Some tv travel show where a person who is not white and middle class visits, perhaps to go hillwalking.

Ylvamoon · 29/12/2019 13:58

... and we are getting further away from nature and natural landscapes.

OneForMeToo · 29/12/2019 13:58

They want to change nature... yes just what we need more tarmac and crap.

Hill walking, camping etc will only appeal to certain people. Change it to much and those that do come won’t anymore and those that do come instead will likely do it once then never return anyway. Don’t create more skegnesses Grin

Longtalljosie · 29/12/2019 13:59

Outreach programme for inner city schools?

FairytaleofButlins · 29/12/2019 14:00

plonk a Butlins with all the trimmings in there. Done.

ElloBrian · 29/12/2019 14:00

There are already loads of schemes to promote the Lakes to less represented groups and get school kids up there etc.
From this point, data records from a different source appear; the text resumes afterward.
template <int ROWS, int NA, int NBT, int PA, int PB, int ACT, int DG = 0>
__global__ void __launch_bounds__(DFD_THREADS, NBT > 9 ? 1 : 2)
k_pw_tnw(const bf16* __restrict__ a, ProArgs pa, int Na, const bf16* __restrict__ b, ProArgs pb, int Nb, int M,
         int rows_per_block, int swap, float* __restrict__ ws, const bf16* __restrict__ w_kn = nullptr,
         const bf16* __restrict__ res = nullptr, bf16* __restrict__ dx = nullptr, int wstride = 0, int woff = 0) {
    constexpr int ITA = (ROWS * NA * 2 + 63) / 64;
    constexpr int ITB = (ROWS * NBT * 2 + 63) / 64;
    extern __shared__ __attribute__((aligned(16))) unsigned char smem[];
    const int t = threadIdx.x, lane = t & 63, wave = t >> 6;
    unsigned char* at = smem + wave * (2 * ROWS * 256);
    unsigned char* bt = at + ROWS * 256;
    float* cl = reinterpret_cast<float*>(smem + 4 * 2 * ROWS * 256);
    const bf16* a2 = reinterpret_cast<const bf16*>(pa.a2);
    const bf16* b2 = reinterpret_cast<const bf16*>(pb.a2);
    const int ca = Na >> 3, cb = Nb >> 3;
    float* gc = cl + 3 * (Na + Nb) + wave * 2 * Nb;
    int gimg = -1;

    for (int i = t; i < 3 * Na; i += DFD_THREADS) cl[i] = (PA != DFD_PRO_NONE) ? pa.coef[i] : 0.f;
    for (int i = t; i < 3 * Nb; i += DFD_THREADS) {
        float v = 0.f;
        if (PB == DFD_PRO_AFFINE2) v = pb.coef[i];
        else if (PB != DFD_PRO_NONE && i < 2 * Nb) v = pb.coef[i];
        cl[3 * Na + i] = v;
    }
    for (int i = t; i < 4 * 2 * ROWS * 256 / 16; i += DFD_THREADS) reinterpret_cast<uint4*>(smem)[i] = make_uint4(0, 0, 0, 0);
    if constexpr (DG) {
        const int chunks = wstride >> 4;
        for (int i = t; i < NA * 16 * chunks; i += DFD_THREADS) {
            const int r = i / chunks, c = i - r * chunks;
            uint4 v = make_uint4(0, 0, 0, 0);
            if (r < Na && c < cb) v = *reinterpret_cast<const uint4*>(w_kn + (long)r * Nb + c * 8);
            *reinterpret_cast<uint4*>(smem + woff + r * wstride + c * 16) = v;
        }
    }
    __syncthreads();

    int ra[ITA], cha[ITA], rb[ITB], chb[ITB];
#pragma unroll
    for (int i = 0; i < ITA; ++i) {
        const int idx = lane + 64 * i;
        const bool ok = idx < ROWS * ca;
        ra[i] = ok ? idx / ca : -1;
        cha[i] = ok ? idx - ra[i] * ca : 0;
    }
#pragma unroll
    for (int i = 0; i < ITB; ++i) {
        const int idx = lane + 64 * i;
        const bool ok = idx < ROWS * cb;
        rb[i] = ok ? idx / cb : -1;
        chb[i] = ok ? idx - rb[i] * cb : 0;
    }

    f32x4_t acc[NA][NBT];
#pragma unroll
    for (int x = 0; x < NA; ++x)
#pragma unroll
        for (int y = 0; y < NBT; ++y) acc[x][y] = (f32x4_t){0.f, 0.f, 0.f, 0.f};
    const int na = (Na + 15) >> 4, nbt = (Nb + 15) >> 4;
    constexpr int RT = ROWS / 16;
    f32x4_t accd[DG ? NA : 1][RT];

    const int rows_per_wave = rows_per_block / 4;
    const int mbeg = blockIdx.x * rows_per_block + wave * rows_per_wave;
    int mend = mbeg + rows_per_wave;
    if (mend > M) mend = M;

    uint4 va[ITA], va2[ITA], vb[ITB], vb2[ITB];
    auto load_a = [&](int i, int m0) {
        int row = m0 + (ra[i] < 0 ? 0 : ra[i]);
        row = row < M ? row : M - 1;
        const long off = (long)row * Na + cha[i] * 8;
        va[i] = *reinterpret_cast<const uint4*>(a + off);
        if constexpr (PA == DFD_PRO_AFFINE2) va2[i] = *reinterpret_cast<const uint4*>(a2 + off);
    };
    auto load_b = [&](int i, int m0) {
        int row = m0 + (rb[i] < 0 ? 0 : rb[i]);
        row = row < M ? row : M - 1;
        const long off = (long)row * Nb + chb[i] * 8;
        vb[i] = *reinterpret_cast<const uint4*>(b + off);
        if constexpr (PB == DFD_PRO_AFFINE2) vb2[i] = *reinterpret_cast<const uint4*>(b2 + off);
    };
    auto g_load = [&](int m0) {
#pragma unroll
        for (int i = 0; i < ITA; ++i) load_a(i, m0);
#pragma unroll
        for (int i = 0; i < ITB; ++i) load_b(i, m0);
    };
    auto pro_item = [&](auto mode_tag, uint4 q, uint4 q2, const float* cf, int N, int ch, int m, const ProArgs& pr) -> uint4 {
        constexpr int MODE = decltype(mode_tag)::value;
        if constexpr (MODE == DFD_PRO_NONE) {
            return q;
        } else {
            float v[8], c0[8], c1[8];
            q_to_f(q, v);
            load_f32<8>(cf + ch * 8, c0);
            load_f32<8>(cf + N + ch * 8, c1);
            if constexpr (MODE == DFD_PRO_AFFINE2) {
                float v2[8], c2[8];
                q_to_f(q2, v2);
                load_f32<8>(cf + 2 * N + ch * 8, c2);
#pragma unroll
                for (int j = 0; j < 8; ++j) v[j] = fmaf(c0[j], v[j], fmaf(c1[j], v2[j], c2[j]));
            } else if constexpr (MODE == DFD_PRO_BN_ACT) {
                bn_act_array<ACT, 8>(v, c0, c1);
            } else {
                float gt[8];
                load_f32<8>(gc + (pro_image(pr, m) - gimg) * N + ch * 8, gt);
                bn_act_array<ACT, 8>(v, c0, c1);
#pragma unroll
                for (int j = 0; j < 8; ++j) v[j] = round_to<bf16>(v[j]) * gt[j];
            }
            return f_to_q(v);
        }
    };
    auto s_store_a = [&](int m0) {
#pragma unroll
        for (int i = 0; i < ITA; ++i) {
            if (ra[i] >= 0) {
                uint4 v = make_uint4(0, 0, 0, 0);
                if (m0 + ra[i] < mend) v = pro_item(std::integral_constant<int, PA>{}, va[i], va2[i], cl, Na, cha[i], m0 + ra[i], pa);
                *reinterpret_cast<uint4*>(at + tn_off_bf16(ra[i], cha[i])) = v;
            }
            load_a(i, m0 + ROWS);
        }
    };
    auto s_store_b = [&](int m0, int grp, auto refill_tag) {
        constexpr bool refill = decltype(refill_tag)::value;
#pragma unroll
        for (int i = 0; i < ITB; ++i) {
            if (rb[i] >= 0 && (chb[i] >> 4) == grp) {
                uint4 v = make_uint4(0, 0, 0, 0);
                if (m0 + rb[i] < mend)
                    v = pro_item(std::integral_constant<int, PB>{}, vb[i], vb2[i], cl + 3 * Na, Nb, chb[i], m0 + rb[i], pb);
                *reinterpret_cast<uint4*>(bt + tn_off_bf16(rb[i], chb[i] & 15)) = v;
            }
            if constexpr (refill) load_b(i, m0 + ROWS);
        }
    };
    auto wave_sync = [&]() {
        __builtin_amdgcn_fence(__ATOMIC_RELEASE, "wavefront");
        __builtin_amdgcn_wave_barrier();
        __builtin_amdgcn_fence(__ATOMIC_ACQUIRE, "wavefront");
    };
    const int g = lane >> 4, li = lane & 15, qrow = li >> 2, pcol = li & 3;
    auto frag = [&](const unsigned char* tile, int ch0) -> short8_t {
        const int ch = ch0 + (pcol >> 1), sub = (pcol & 1) << 3;
        if constexpr (ROWS == 32) {
            const int m_lo = 8 * g + qrow, m_hi = m_lo + 4;
            const short4_t lo = __builtin_amdgcn_ds_read_tr16_b64_v4i16(
                (__attribute__((address_space(3))) short4_t*)(tile + tn_off_bf16(m_lo, ch) + sub));
            const short4_t hi = __builtin_amdgcn_ds_read_tr16_b64_v4i16(
                (__attribute__((address_space(3))) short4_t*)(tile + tn_off_bf16(m_hi, ch) + sub));
            return (short8_t){lo[0], lo[1], lo[2], lo[3], hi[0], hi[1], hi[2], hi[3]};
        } else {
            const short4_t lo = __builtin_amdgcn_ds_read_tr16_b64_v4i16(
                (__attribute__((address_space(3))) short4_t*)(tile + tn_off_bf16(4 * g + qrow, ch) + sub));
            return (short8_t){lo[0], lo[1], lo[2], lo[3], 0, 0, 0, 0};
        }
    };
    auto mma = [&](const short8_t& fx, const short8_t& fy, f32x4_t c) -> f32x4_t {
        if constexpr (ROWS == 32) {
            return __builtin_amdgcn_mfma_f32_16x16x32_bf16(__builtin_bit_cast(bf16x8_t, fx), __builtin_bit_cast(bf16x8_t, fy), c, 0, 0, 0);
        } else {
            const short4_t x4 = (short4_t){fx[0], fx[1], fx[2], fx[3]}, y4 = (short4_t){fy[0], fy[1], fy[2], fy[3]};
            return __builtin_amdgcn_mfma_f32_16x16x16bf16_1k(x4, y4, c, 0, 0, 0);
        }
    };

    constexpr int NGRP = NBT > 8 ? 2 : 1;
    if (mbeg < mend) g_load(mbeg);
    for (int m0 = mbeg; m0 < mend; m0 += ROWS) {
        short8_t fa[NA];
        if constexpr (PB == DFD_PRO_BN_ACT_GATE) {
            const int img0 = pro_image(pb, m0);
            if (img0 != gimg) {
                gimg = img0;
                for (int i = lane; i < 2 * Nb; i += 64) {
                    const int im = img0 + (i >= Nb ? 1 : 0);
                    gc[i] = ((long)im * pb.HW < M) ? pb.gate[(long)im * Nb + (i >= Nb ? i - Nb : i)] : 0.f;
                }
                wave_sync();
            }
        }
        if constexpr (DG) {
#pragma unroll
            for (int x = 0; x < NA; ++x)
#pragma unroll
                for (int j = 0; j < RT; ++j) accd[x][j] = (f32x4_t){0.f, 0.f, 0.f, 0.f};
        }
        s_store_a(m0);
        s_store_b(m0, 0, std::integral_constant<bool, NGRP == 1>{});
        wave_sync();
#pragma unroll
        for (int x = 0; x < NA; ++x)
            if (x < na) fa[x] = frag(at, 2 * x);
#pragma unroll
        for (int grp = 0; grp < NGRP; ++grp) {
            if (grp > 0) {
                wave_sync();
                s_store_b(m0, grp, std::true_type{});
                wave_sync();
            }
#pragma unroll
            for (int y = 0; y < NBT; ++y) {
                if ((y >> 3) != grp || y >= nbt) continue;
                const short8_t fb = frag(bt, 2 * (y & 7));
#pragma unroll
                for (int x = 0; x < NA; ++x)
                    if (x < na)
                        acc[x][y] = mma(fa[x], fb, acc[x][y]);
            }
            if constexpr (DG) {
#pragma unroll
                for (int ks = 0; ks < 4; ++ks) {
                    if (grp * 8 + 2 * ks >= NBT || grp * 8 + 2 * ks >= nbt) continue;
                    const int chl = 4 * ks + g, chg = grp * 16 + chl;
                    uint4 fd[RT];
#pragma unroll
                    for (int j = 0; j < RT; ++j) {
                        fd[j] = *reinterpret_cast<const uint4*>(bt + tn_off_bf16(j * 16 + li, chl));
                        if (chg >= cb) fd[j] = make_uint4(0, 0, 0, 0);
                    }
#pragma unroll
                    for (int x = 0; x < NA; ++x) {
                        if (x >= na) continue;
                        const uint4 fw = *reinterpret_cast<const uint4*>(smem + woff + (x * 16 + li) * wstride + chg * 16);
#pragma unroll
                        for (int j = 0; j < RT; ++j)
                            accd[x][j] = __builtin_amdgcn_mfma_f32_16x16x32_bf16(__builtin_bit_cast(bf16x8_t, fw), __builtin_bit_cast(bf16x8_t, fd[j]),
                                                                               accd[x][j], 0, 0, 0);
                    }
                }
            }
        }
        if constexpr (DG) {
#pragma unroll
            for (int j = 0; j < RT; ++j) {
                const int m = m0 + j * 16 + li;
#pragma unroll
                for (int x = 0; x < NA; ++x) {
                    const int ci = x * 16 + 4 * g;
                    if (x < na && m < mend && ci < Na) {
                        float v[4];
#pragma unroll
                        for (int r = 0; r < 4; ++r) v[r] = round_to<bf16>(accd[x][j][r]);
                        if constexpr (DG == 2) {
                            const uint2 rq = *reinterpret_cast<const uint2*>(res + (long)m * Na + ci);
                            v[0] = round_to<bf16>(v[0] + __uint_as_float(rq.x << 16)); v[1] = round_to<bf16>(v[1] + __uint_as_float(rq.x & 0xffff0000u));
                            v[2] = round_to<bf16>(v[2] + __uint_as_float(rq.y << 16)); v[3] = round_to<bf16>(v[3] + __uint_as_float(rq.y & 0xffff0000u));
                        }
                        *reinterpret_cast<uint2*>(dx + (long)m * Na + ci) = make_uint2(pack_bf2(v[0], v[1]), pack_bf2(v[2], v[3]));
                    }
                }
            }
        }
        wave_sync();
    }

    __syncthreads();
    float* red = reinterpret_cast<float*>(smem);
    for (int w = 0; w < 4; ++w) {
        if (wave == w) {
#pragma unroll
            for (int x = 0; x < NA; ++x)
#pragma unroll
                for (int y = 0; y < NBT; ++y) {
                    if (x >= na || y >= nbt) continue;
                    float* r = red + ((x * NBT + y) * 64 + lane) * 4;
                    float4 cur = w == 0 ? make_float4(0.f, 0.f, 0.f, 0.f) : *reinterpret_cast<float4*>(r);
                    cur.x += acc[x][y][0]; cur.y += acc[x][y][1]; cur.z += acc[x][y][2]; cur.w += acc[x][y][3];
                    *reinterpret_cast<float4*>(r) = cur;
                }
        }
        __syncthreads();
    }
    float* o = ws + (long)blockIdx.x * Na * Nb;
    for (int e = t; e < na * nbt * 256; e += DFD_THREADS) {
        const int tile = e >> 8, l = (e >> 2) & 63, r = e & 3;
        const int x = tile / nbt, y = tile - x * nbt;
        const int ia = x * 16 + (l >> 4) * 4 + r, jb = y * 16 + (l & 15);
        if (ia < Na && jb < Nb) {
            const float v = red[((x * NBT + y) * 64 + l) * 4 + r];
            if (swap) o[(long)jb * Na + ia] = v; else o[(long)ia * Nb + jb] = v;
        }
    }
}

What would help in practice are more buses, as someone already said, and more affordable accommodation - and yet the HYA has been closing hostels and hiked its prices so it’s less affordable. V counterproductive.

nowaypose · 29/12/2019 14:01

We took baby DS in his pram a few months ago and had no problems with it. Just saying.

ElloBrian · 29/12/2019 14:01

YHA not HYA

Loomed · 29/12/2019 14:01

This reply has been deleted

Message withdrawn at poster's request.

Youseethethingis · 29/12/2019 14:02
  • wheelchair ramp up Scaffell Pike
  • demolish old buildings to widen village roads
  • ban white people
  • drain and fill in the Lakes
  • street signs to be in at least 7 different languages
Ok so I’m mickey taking. But really, must everywhere be “diversified” to the point where it’s all the bloody same? Why can’t the Lakes just be what they are? I happen to think that what they are is wonderful. Anyone who disagrees is under no obligation to go there 🤷‍♀️
Loomed · 29/12/2019 14:03

This reply has been deleted

Message withdrawn at poster's request.